The QuickChange buildings can hold up to 650 gallons of new oil of one type and about 300 gallons of another type, and there are used oil holding tanks in the vault as well. "One of the big issues landlords have with oil change businesses are EPA exposure concerns," notes LaGanke. In all, the vault is about 47,000 pounds of solid concrete without any seams or other places for it to leak. Therefore, oil is contained without the need for underground storage tanks.

Another important factor that helped LaGanke to receive his patent for the vault in 1997 was the fact that the entire building is transportable. "If you put it in a shopping center parking lot and then two months later competition moves in across the street from you, you can pick this operation up and take it someplace else," says LaGanke. The entire process to hook up the building usually takes about four hours, and can carry a total price tag of as low as $120,000 including site work.

Since the overhead is considerably lower than some larger chains' franchises, LaGanke says his sites don't need to do as many cars a day in order to break even. The average ticket price around the country at the QuickChange stores is about $30. In LaGanke's Cleveland locations, an oil change starts at about $26.99.

He estimates that his locations service an average of 20 to 23 cars per day, although some only handle about 12 cars a day and still manage to make a profit. Yet another one of his stores recently serviced 52 cars on a Thursday. "Now they were really pumping them through, but that's what we're capable of. It's very efficient," he says.

LaGanke says that he has found that it takes an average of six to eight months for a QuickChange to become profitable. He believes this "ramp-up time" depends on several variables such as land, rent and site work costs, but is still generally lower than many other companies.

As for getting good workers, LaGanke says it has gotten much easier to find reliable and well-trained technicians than it was when he first began LubeStop. "Back then I had to hire guys and take them up to Detroit to teach them at a store there.
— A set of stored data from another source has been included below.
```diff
+            const int off = ok ? (((n * 64 + ch) * d.OH + oy) * d.OW + 8 * k) * 4 : OOB;
+            xraw[j][0] = __builtin_amdgcn_raw_buffer_load_b128(rsy, off, 0, 0);
+            xraw[j][1] = __builtin_amdgcn_raw_buffer_load_b128(rsy, off, 16, 0);
+        }
+    };
+    auto form_item = [&](int n, int oy, int i, const u32x4& x0, const u32x4& x1, auto py_tag) {
+        constexpr int py = decltype(py_tag)::value;
+        const bool ok = i < 64 * nk;
+        const int ch = ok ? i / nk : 0, k = ok ? i - ch * nk : 0;
+        const int p0 = ((n * 64 + ch) * PH + (oy >> 1)) * PW + 4 * k;
+        const bool cok = ok && 4 * k + 4 < PW;
+        float gr[2][5];
+        uint32_t tr[2][2];
+#pragma unroll
+        for (int u = 0; u <= py; ++u) {
+            const bool rok = ok && (u == 0 || (oy >> 1) + 1 < PH);
+            const int p = p0 + u * PW;
+            const u32x4 g4 = __builtin_amdgcn_raw_buffer_load_b128(rsg, rok ? p * 4 : OOB, 0, 0);
+#pragma unroll
+            for (int e = 0; e < 4; ++e) gr[u][e] = __uint_as_float(g4[e]);
+            gr[u][4] = __uint_as_float(__builtin_amdgcn_raw_buffer_load_b32(rsg, rok && cok ? (p + 4) * 4 : OOB, 0, 0));
+            tr[u][0] = __builtin_amdgcn_raw_buffer_load_b32(rsi, rok ? p : OOB, 0, 0);
+            tr[u][1] = __builtin_amdgcn_raw_buffer_load_b8(rsi, rok && cok ? p + 4 : OOB, 0, 0);
+        }
+        if (py == 0) {
+#pragma unroll
+            for (int e = 0; e < 5; ++e) gr[1][e] = 0.f;
+            tr[1][0] = tr[1][1] = 0u;
+        }
+        BnPoolK bk;
+        bk.sc = kst[ch]; bk.sh = kst[64 + ch]; bk.mu = kst[128 + ch]; bk.is = kst[192 + ch];
+        bk.gi = kst[256 + ch]; bk.k1 = kst[320 + ch]; bk.k2 = kst[384 + ch];
+        float av[8];
+#pragma unroll
+        for (int q = 0; q < 4; ++q) {
+            float g[2][2];
+            int t[2][2];
+#pragma unroll
+            for (int u = 0; u < 2; ++u)
+#pragma unroll
+                for (int v = 0; v < 2; ++v) {
+                    g[u][v] = gr[u][q + v];
+                    t[u][v] = q + v < 4 ? (int)((tr[u][0] >> (8 * (q + v))) & 0xffu) : (int)(tr[u][1] & 0xffu);
+                }
+            const float xe = __uint_as_float(q < 2 ? x0[2 * q] : x1[2 * q - 4]);
+            const float xo = __uint_as_float(q < 2 ? x0[2 * q + 1] : x1[2 * q - 3]);
+            av[2 * q] = bn_pool_dx<0>(py, g, t, xe, 1, bk);
+            av[2 * q + 1] = bn_pool_dx<1>(py, g, t, xo, 1, bk);
+        }
+        if (ok) {
+            float4* dst = (float4*)(dyrow + ch * SW_DYP + 8 * k);
+            dst[0] = make_float4(av[0], av[1], av[2], av[3]);
+            dst[1] = make_float4(av[4], av[5], av[6], av[7]);
+        }
+    };
+    auto form_row = [&](int row) {
+        const int n = row / d.OH, oy = row - n * d.OH;
+#pragma unroll
+        for (int j = 0; j < SW_ITEMS; ++j) {
+            if (oy & 1) form_item(n, oy, tid + 256 * j, xraw[j][0], xraw[j][1], S1{});
+            else form_item(n, oy, tid + 256 * j, xraw[j][0], xraw[j][1], S0{});
+        }
+    };
+
     load_patch(r_beg);
     store_patch(lds);
-    load_a(r_beg, 0, S0{});
+    if (BNPOOL) { load_c0(r_beg); form_row(r_beg); }
+    else load_a(r_beg, 0, S0{});
     __syncthreads();
     int pbuf = 0;
     auto row_body = [&](int row, auto p_tag) {
         constexpr int P = decltype(p_tag)::value;
         const float* patch = lds + pbuf * SW_PATCH;
         load_patch(row + 1);
+        if (BNPOOL) load_c0(row + 1);
         auto step = [&](int s, auto cur_tag) {
             constexpr int CUR = decltype(cur_tag)::value;
-            if (s + 1 < nsteps) load_a(row, s + 1, std::integral_constant<int, CUR ^ 1>{});
-            else load_a(row + 1, 0, std::integral_constant<int, CUR ^ 1>{});
             u32x4 a[3];
-            split3x8(araw[CUR], a[0], a[1], a[2]);
+            if (BNPOOL) {
+                const float4* ap = (const float4*)(dyrow + (rb * 32 + l31) * SW_DYP + 16 * s + 8 * lh);
+                const float4 a0 = ap[0], a1 = ap[1];
+                const float av[8] = {a0.x, a0.y, a0.z, a0.w, a1.x, a1.y, a1.z, a1.w};
+                split3x8(av, a[0], a[1], a[2]);
+            } else {
+                if (s + 1 < nsteps) load_a(row, s + 1, std::integral_constant<int, CUR ^ 1>{});
+                else load_a(row + 1, 0, std::integral_constant<int, CUR ^ 1>{});
+                split3x8(araw[CUR], a[0], a[1], a[2]);
+            }
 #pragma unroll
             for (int t = 0; t < 3; ++t) {
                 if (t < ncb) {
@@ -116,11 +222,15 @@
         }
         store_patch(lds + (pbuf ^ 1) * SW_PATCH);
         pbuf ^= 1;
+        if (BNPOOL) {
+            __syncthreads();
+            if (row + 1 < r_end) form_row(row + 1);
+        }
         __syncthreads();
     };
     int par = 0;
     for (int row = r_beg; row < r_end; ++row) {
-        if (par == 0) row_body(row, S0{});
+        if (par == 0 || BNPOOL) row_body(row, S0{});
         else row_body(row, S1{});
         par ^= nsteps & 1;
     }
@@ -140,6 +250,9 @@
         }
     }
 }
+
+__global__ __launch_bounds__(256) void stem_wgrad_split_kernel(StemWgDesc d) { stem_wgrad_body<false>(d); }
+__global__ __launch_bounds__(256, 2) void stem_wgrad_bnpool_kernel(StemWgDesc d) { stem_wgrad_body<true>(d); }
 
 }
 
@@ -182,3 +295,53 @@
     SCAT_LAUNCH_CHECK("scat_conv7x7_s2_wgrad_split(reduce)");
     return SCAT_OK;
 }
+
+#include "../../include/scat_stem.h"
+
+static int64_t stem_bn_bytes(int B, int OH, int OW) { return (scat_bn_ws(B, 64, OH * OW) + 15) & ~(int64_t)15; }
+
+extern "C" int64_t scat_stem_bwd_scratch_bytes(int B, int H, int W) {
+    if (B <= 0 || H <= 0 || W <= 0) return 0;
+    const int OH = (H + 6 - 7) / 2 + 1, OW = (W + 6 - 7) / 2 + 1;
+    return stem_bn_bytes(B, OH, OW) + scat_conv7x7_s2_wgrad_split_ws(B, H, W);
+}
+
+extern "C" int scat_stem_bwd(const float* dy_pooled, const int8_t* idx, const float* c0, const float* x,
+                             const float* scale, const float* shift, const float* save_mean, const float* save_invstd,
+                             const float* gamma, float* dgamma, float* dbeta, float* dw, int B, int H, int W,
+                             void* scratch, int64_t scratch_bytes, void* stream) {
+    SCAT_REQUIRE(dy_pooled && idx && c0 && x && scale && shift && save_mean && save_invstd && gamma && dgamma && dbeta && dw,
+                 SCAT_E_ARG, "scat_stem_bwd: null pointer");
+    SCAT_REQUIRE(math_mode() == 1, SCAT_E_ARG, "scat_stem_bwd: needs the split-operand product mode");
+    SCAT_REQUIRE(B > 0 && H > 0 && W > 0, SCAT_E_SHAPE, "scat_stem_bwd: non-positive dimension");
+    const int OH = (H + 6 - 7) / 2 + 1, OW = (W + 6 - 7) / 2 + 1;
+    SCAT_REQUIRE(OW % 16 == 0 && OW <= 112 && 2 * OW + 5 <= SW_PW && OH % 2 == 0, SCAT_E_SHAPE,
+                 "scat_stem_bwd: output width a multiple of 16 up to 112, even output height (got OH %d OW %d)", OH, OW);
+    SCAT_REQUIRE((((uintptr_t)c0 | (uintptr_t)dy_pooled) & 15) == 0 && ((uintptr_t)idx & 3) == 0, SCAT_E_SHAPE,
+                 "scat_stem_bwd: c0 and dy_pooled 16-byte aligned, idx 4-byte aligned");
+    SCAT_REQUIRE(fits_i32((int64_t)B * 64 * OH * OW * 4) && fits_i32((int64_t)B * 3 * H * W * 4), SCAT_E_SHAPE,
+                 "scat_stem_bwd: tensor exceeds 32-bit byte offsets");
+    SCAT_REQUIRE(scratch && scratch_bytes >= scat_stem_bwd_scratch_bytes(B, H, W) && ((uintptr_t)scratch & 15) == 0,
+                 SCAT_E_WORKSPACE, "scat_stem_bwd: scratch too small / unaligned");
+    hipStream_t st = (hipStream_t)stream;
+    StemWgDesc d{};
+    d.dy = c0; d.x = x; d.slab = (float*)((char*)scratch + stem_bn_bytes(B, OH, OW));
+    d.B = B; d.H = H; d.W = W; d.OH = OH; d.OW = OW;
+    d.rows = B * OH; d.rpw = stem_wg_rows_per_wg(d.rows);
+    d.ndy = (int64_t)B * 64 * OH * OW; d.nx = (int64_t)B * 3 * H * W;
+    d.dyp = dy_pooled; d.idx = idx; d.scale = scale; d.shift = shift; d.mean = save_mean; d.invstd = save_invstd;
+    d.gamma = gamma;
+    d.coef = launch_bn_bwd_pool_reduce(dy_pooled, idx, c0, 1, scale, shift, save_mean, save_invstd, dgamma, dbeta, B, 64,
+                                       OH, OW, scratch, st);
+    SCAT_LAUNCH_CHECK("scat_stem_bwd(reduce)");
+    const int splits = (d.rows + d.rpw - 1) / d.rpw;
+    set_kernel_label("wgrad7x7_s2_split_64x160x16_bnpool_split%d", splits);
+    static bool once = (hipFuncSetAttribute((const void*)stem_wgrad_bnpool_kernel, hipFuncAttributeMaxDynamicSharedMemorySize,
+                                            SW_LDS_BNPOOL) == hipSuccess);
+    (void)once;
+    hipLaunchKernelGGL(stem_wgrad_bnpool_kernel, dim3(splits), dim3(256), (size_t)SW_LDS_BNPOOL, st, d);
+    SCAT_LAUNCH_CHECK("scat_stem_bwd");
+    launch_splitk_reduce(d.slab, dw, (int64_t)64 * 147, splits, 0, st);
+    SCAT_LAUNCH_CHECK("scat_stem_bwd(slab reduce)");
+    return SCAT_OK;
+}
diff --git a/scat_amd/models/resnet.py b/scat_amd/models/resnet.py
--- a/scat_amd/models/resnet.py
+++ b/scat_amd/models/resnet.py
@@ -69,6 +69,7 @@
 SIDE_SHORTCUT = _sw.ab("SCAT_SIDE_SHORTCUT", True)
 SIDE_DS_BN = _sw.ab("SCAT_SIDE_DS_BN", True)
 STEM_FUSED_BWD = _sw.ab("SCAT_STEM_FUSED_BWD", True)
+STEM_FUSED_WGRAD = _sw.ab("SCAT_STEM_FUSED_WGRAD", True)
 SIDE_WGRAD = _sw.ab("SCAT_SIDE_WGRAD", True)
 EPI_BNB = _sw.ab("SCAT_EPI_BNB", True)
 
@@ -466,7 +467,12 @@
                 return (dcur, None, None, *[None for _ in net._flat_params])
             return (dcur, None, None, *[grads.get(p) for p in net._flat_params])
         x, c0, s0, idx0 = ctx.stem
-        if STEM_FUSED_BWD and c0.shape[2] % 2 == 0 and c0.shape[3] % 4 == 0 and dcur.is_contiguous():
+        dc0 = None
+        if (STEM_FUSED_WGRAD and STEM_FUSED_BWD and ops.STEM_SPLIT and dcur.is_contiguous()
+                and ops.stem_bwd_ok(dcur, idx0, c0, x)):
+            dw0, dg, db = ops.stem_bwd(dcur, idx0, c0, x, s0.scale, s0.shift, s0.mean, s0.invstd, net.bn1.weight,
+                                       gbuf(net.bn1.weight), gbuf(net.bn1.bias), gbuf(net.conv1.weight))
+        elif STEM_FUSED_BWD and c0.shape[2] % 2 == 0 and c0.shape[3] % 4 == 0 and dcur.is_contiguous():
             dc0, dg, db = ops.bn_bwd_maxpool(dcur, idx0, c0, True, s0.scale, s0.shift, s0.mean, s0.invstd, net.bn1.weight,
                                              gbuf(net.bn1.weight), gbuf(net.bn1.bias))
         else:
@@ -474,7 +480,7 @@
             dc0, dg, db = ops.bn_bwd(da0, c0, None, True, s0.scale, s0.shift, s0.mean, s0.invstd, net.bn1.weight,
                                      gbuf(net.bn1.weight), gbuf(net.bn1.bias), dx=da0)
         put(net.bn1.weight, dg), put(net.bn1.bias, db)
-        put(net.conv1.weight, wgrad(dc0, x, net.conv1.weight, 2, 3))
+        put(net.conv1.weight, dw0 if dc0 is None else wgrad(dc0, x, net.conv1.weight, 2, 3))
         join()
         ctx.tape = ctx.stem = ctx.tail = None
         if sink is not None:
diff --git a/scat_amd/ops.py b/scat_amd/ops.py
--- a/scat_amd/ops.py
+++ b/scat_amd/ops.py
@@ -593,6 +593,30 @@
               _p(save_mean), _p(save_invstd), _p(gamma), _p(dgamma), _p(dbeta), _p(dx), B, C, H, W, _p(ws), ws.numel(),
               _stream())
     return dx, dgamma, dbeta
+
+
+def stem_bwd(dy_pooled, idx, c0, x, scale, shift, save_mean, save_invstd, gamma, dgamma=None, dbeta=None, dw=None):
+    _chk(dy_pooled, c0, x, scale, shift, save_mean, save_invstd, gamma, dgamma, dbeta, dw)
+    B, _, H, W = x.shape
+    _, C, OH, OW = c0.shape
+    assert tuple(dy_pooled.shape) == (B, C, OH // 2, OW // 2) and idx.shape == dy_pooled.shape and idx.dtype == torch.int8
+    assert idx.is_contiguous()
+    dgamma = dgamma if dgamma is not None else torch.empty_like(gamma)
+    dbeta = dbeta if dbeta is not None else torch.empty_like(gamma)
+    dw = dw if dw is not None else torch.empty((C, 3, 7, 7), dtype=torch.float32, device=x.device)
+    ws = workspace(lib().scat_stem_bwd_scratch_bytes(B, H, W), x.device)
+    _prof(2.0 * B * OH * OW * C * 3 * 7 * 7, lib().scat_stem_bwd, _p(dy_pooled), _p(idx), _p(c0), _p(x), _p(scale), _p(shift),
+          _p(save_mean), _p(save_invstd), _p(gamma), _p(dgamma), _p(dbeta), _p(dw), B, H, W, _p(ws), ws.numel(), _stream())
+    return dw, dgamma, dbeta
+
+
+def stem_bwd_ok(dy_pooled, idx, c0, x):
+    B, C, OH, OW = c0.shape
+    return (C == 64 and x.shape[1] == 3 and (OH, OW) == conv_out_hw(x.shape[2], x.shape[3], 7, 2, 3)
+            and OW % 16 == 0 and OW <= 112 and OH % 2 == 0 and dy_pooled.is_contiguous() and idx.is_contiguous()
+            and c0.data_ptr() % 16 == 0 and dy_pooled.data_ptr() % 16 == 0 and idx.data_ptr() % 4 == 0
+            and B * 64 * OH * OW * 4 < 2 ** 31 and x.numel() * 4 < 2 ** 31
+            and lib().scat_get_math_mode() == 1)
 
 
 def bn_bwd_pre(dy, x, relu, scale, shift, save_mean, save_invstd, gamma, dgamma=None, dbeta=None, y_out=None,
```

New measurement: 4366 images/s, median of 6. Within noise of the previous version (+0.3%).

Now there's an oil change place in almost every area, so you can always hire the good guys away from other companies," he says.

LaGanke entered the oil change field in 1985, following 25 years manufacturing bolts and screws. He had also been vice president and general manager of a large company in Detroit, when one day he went in to get his oil changed at a Pennzoil Ten Minute Oil Change. "I said, 'I'm going to do these back in Cleveland!'" says LaGanke.
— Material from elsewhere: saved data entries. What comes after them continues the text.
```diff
+    st3(my + 9, wc); st3(my + 12, vc); st3(my + 15, bwc); st3(my + 18, blc); st3(my + 21, zc); st3(my + 24, vJ); st3(my + 27, w);
+    flush(AxisTag<NOUT>{}, L::O_JOINT + (leg * LJ + j) * L::NJ_DYN);
+  }
+  V3 fel = v3(0, 0, 0), fen = fel, fv = fel, fw = fel, crow = fel;
+  const bool act = nd->active[leg];
+  if (valid && act) {
     const double* __restrict__ Rc = P->contact_R[leg];
-    const V3 pf = pw + mul(Rw, ld3(P->contact_p[leg]));
-#pragma unroll
-    for (int r = 0; r < 3; ++r)
-#pragma unroll
-      for (int c = 0; c < 3; ++c) rwc[3 * r + c] = XYY ? Rw[3 * r + c] : Rw[3 * r] * Rc[c] + Rw[3 * r + 1] * Rc[3 + c] + Rw[3 * r + 2] * Rc[6 + c];
-    const V3 g = XYY ? gz * v3(Rw[6], Rw[7], Rw[8]) : mulT(Rc, gz * v3(Rw[6], Rw[7], Rw[8]));
-    cp = v3(g.x + wp * (pf.x - nd->contact_point[leg][0]), g.y + wp * (pf.y - nd->contact_point[leg][1]),
-            g.z + wp * (pf.z - nd->contact_point[leg][2]));
-  }
-#pragma unroll
-  for (int e = 0; e < 9; ++e) fr[e] = rwc[e];
-  st3g(fr + 15, cp);
+    const V3 pc = ld3(P->contact_p[leg]);
+    fv = XYY ? v + cross(w, pc) : mulT(Rc, v + cross(w, pc)); fw = XYY ? w : mulT(Rc, w);
+    if constexpr (IMP) {
+      crow = fv;
+    } else {
+      const V3 fam = XYY ? bl + cross(bw, pc) : mulT(Rc, bl + cross(bw, pc));
+      const V3 wxv = cross(fw, fv);
+      crow = v3(fam.x + wxv.x + wv * fv.x, fam.y + wxv.y + wv * fv.y, fam.z + wxv.z + wv * fv.z);
+    }
+    fel = XYY ? fs : mul(Rc, fs);
+    fen = cross(pc, fel);
+  }
+  V3 cp = v3(0, 0, 0);
+  double rwc[9];
+#pragma unroll
+  for (int e = 0; e < 9; ++e) rwc[e] = 0.0;
+  if constexpr (!IMP) {
+    if (act) {
+      const double* __restrict__ Rc = P->contact_R[leg];
+      const V3 pf = pw + mul(Rw, ld3(P->contact_p[leg]));
+#pragma unroll
+      for (int r = 0; r < 3; ++r)
+#pragma unroll
+        for (int c = 0; c < 3; ++c) rwc[3 * r + c] = XYY ? Rw[3 * r + c] : Rw[3 * r] * Rc[c] + Rw[3 * r + 1] * Rc[3 + c] + Rw[3 * r + 2] * Rc[6 + c];
+      const V3 g = XYY ? gz * v3(Rw[6], Rw[7], Rw[8]) : mulT(Rc, gz * v3(Rw[6], Rw[7], Rw[8]));
+      cp = v3(g.x + wp * (pf.x - nd->contact_point[leg][0]), g.y + wp * (pf.y - nd->contact_point[leg][1]),
+              g.z + wp * (pf.z - nd->contact_point[leg][2]));
+    }
+  }
+  {
+    constexpr int SF = (L::NF_DYN + 3) | 1;
+    double* fr = tr + lane * SF;
+#pragma unroll
+    for (int e = 0; e < 9; ++e) fr[e] = rwc[e];
+    st3(fr + 9, fv); st3(fr + 12, fw); st3(fr + 15, cp); st3(fr + L::NF_DYN, crow);
+    aux[lane] = (valid && act) ? NV + nd->row_of[leg] : -1;
+    waveLdsSync();
+    trStore<SF, L::NF_DYN, true>(tr, recs, live, B.nom, L::NOM, L::O_FEET + leg * L::NF_DYN, lane);
+    trStoreAt<SF, 3>(tr + L::NF_DYN, recs, aux, live, B.nom, L::NOM, L::O_IDC, lane);
+    waveLdsSync();
+  }
+  V3 Fl = v3(0, 0, 0) - fel, Fn = v3(0, 0, 0) - fen;
+  double tau[LJ];
+#pragma unroll
+  for (int j = LJ - 1; j >= 0; --j) {
+    const int ji = 1 + leg * LJ + j;
+    const V3 p = ld3(m->p[ji]), mc = ld3(m->mc[ji]);
+    V3 hl = v3(0, 0, 0), hn = hl, f, n;
+    inertia(m->mass[ji], mc, m->Io[ji], blj[j], bwj[j], f, n);
+    if constexpr (IMP) { Fl = Fl + f; Fn = Fn + n; }
+    else {
+      inertia(m->mass[ji], mc, m->Io[ji], vj[j], wj[j], hl, hn);
+      Fl = Fl + f + cross(wj[j], hl);
+      Fn = Fn + n + cross(wj[j], hn) + cross(vj[j], hl);
+    }
+    st3(my, hl); st3(my + 3, hn); st3(my + 6, Fl); st3(my + 9, Fn);
+    flush(AxisTag<NIN>{}, L::O_JOINT + (leg * LJ + j) * L::NJ_DYN + NOUT);
+    auto back = [&](auto tag) {
+      const JointFrame<decltype(tag)::value> F(Rj[j], 0, 9);
+      tau[j] = F.dotU(Fn);
+      const V3 Rf = F.mul(Fl);
+      Fn = F.mul(Fn) + cross(p, Rf);
+      Fl = Rf;
+    };
+    if constexpr (XYY) { if (j == 0) back(AxisTag<0>{}); else back(AxisTag<1>{}); } else back(AxisTag<-1>{});
+  }
+  {
+    constexpr int SN = (6 + LJ) | 1;
+    double* bn = tr + lane * SN;
+    st3(bn, Fl); st3(bn + 3, Fn);
+#pragma unroll
+    for (int j = 0; j < LJ; ++j) bn[6 + j] = tau[j];
+    waveLdsSync();
+    trStore<SN, 6, true>(tr, recs, live, B.nom, L::NOM, L::O_BN + 6 * (1 + leg), lane);
+    trStore<SN, LJ, false>(tr + 6, recs, live, B.nom, L::NOM, L::O_IDC + 6 + leg * LJ, lane);
+  }
 }
 
 template <typename D>
 void OcpLaunch<D>::nominal(const OcpBuffers& B, long batch, int M, hipStream_t st, const double* q0_lie, hipStream_t st_imp) {
-  const unsigned ntask = 2 * D::NL + 1 + (q0_lie ? 3 : 0);
+  const unsigned ntask = D::NL + 1 + (q0_lie ? 3 : 0);
   const unsigned groups = (unsigned)((batch * M + 63) / 64), blocks = ((groups + 7) / 8) * 8 * ntask;
   if (B.leg_axes_xyy) hipLaunchKernelGGL((ocp_nominal_kernel<D, true, false>), dim3(blocks), dim3(64), 0, st, B, 0, 0, q0_lie);
   else hipLaunchKernelGGL((ocp_nominal_kernel<D, false, false>), dim3(blocks), dim3(64), 0, st, B, 0, 0, q0_lie);
   if (B.n_impulse_fe > 0) {
-    const unsigned gi = (unsigned)((batch * B.n_impulse_fe + 63) / 64), bi = ((gi + 7) / 8) * 8 * (2 * D::NL + 1);
+    const unsigned gi = (unsigned)((batch * B.n_impulse_fe + 63) / 64), bi = ((gi + 7) / 8) * 8 * (D::NL + 1);
     const double* none = nullptr;
     hipStream_t si = st_imp ? st_imp : st;
     if (B.leg_axes_xyy) hipLaunchKernelGGL((ocp_nominal_kernel<D, true, true>), dim3(bi), dim3(64), 0, si, B, 0, B.n_impulse_fe, none);
```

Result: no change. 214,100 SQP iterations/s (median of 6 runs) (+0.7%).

The resulting company ended up becoming a $13 million a year operation with 35 stores, but after a while LaGanke decided to move on. He didn't think he would move on to the same business--oil changes--but it was in the cards anyway. "The invention of the building is what got me back into this. It's a new way to go about the oil change business." The father of two daughters and one son, LaGanke says he enjoys the fact that oil changing is a customer-service driven industry and that it has daytime operating hours, unlike restaurants that could be open all night long. He's also managed to run his own 12 locations efficiently, with the help of an operations manager who handles most of the personnel issues as well as stocking products and helping to set up new locations. This comes in handy in busy times, such as the past year--LaGanke set up four new stores in the same amount of months. He doesn't see the growth stopping any time soon. In fact, he hopes to grow from 12 stores to 18 in 2000.

LaGanke's son, Tim, Jr., is the president of the company, and he is mostly in charge of day-to-day operations. He will no doubt be instrumental in his father's next endeavor--a possible franchise. If it happens, LaGanke plans to offer franchisees a complete package: the building and all the operations. He is currently seeking an oil company to partner with, and feels he could offer a lot to operators wanting to buy into QuickChange. "I own and operate my own stores, and we are a company that is using its own product...that's credibility in and of itself," he says.

He does admit that he would love to own all the QuickChanges himself if he could. "I don't need to sell buildings. That's not my main cause in life. The money is in the operating business," says LaGanke.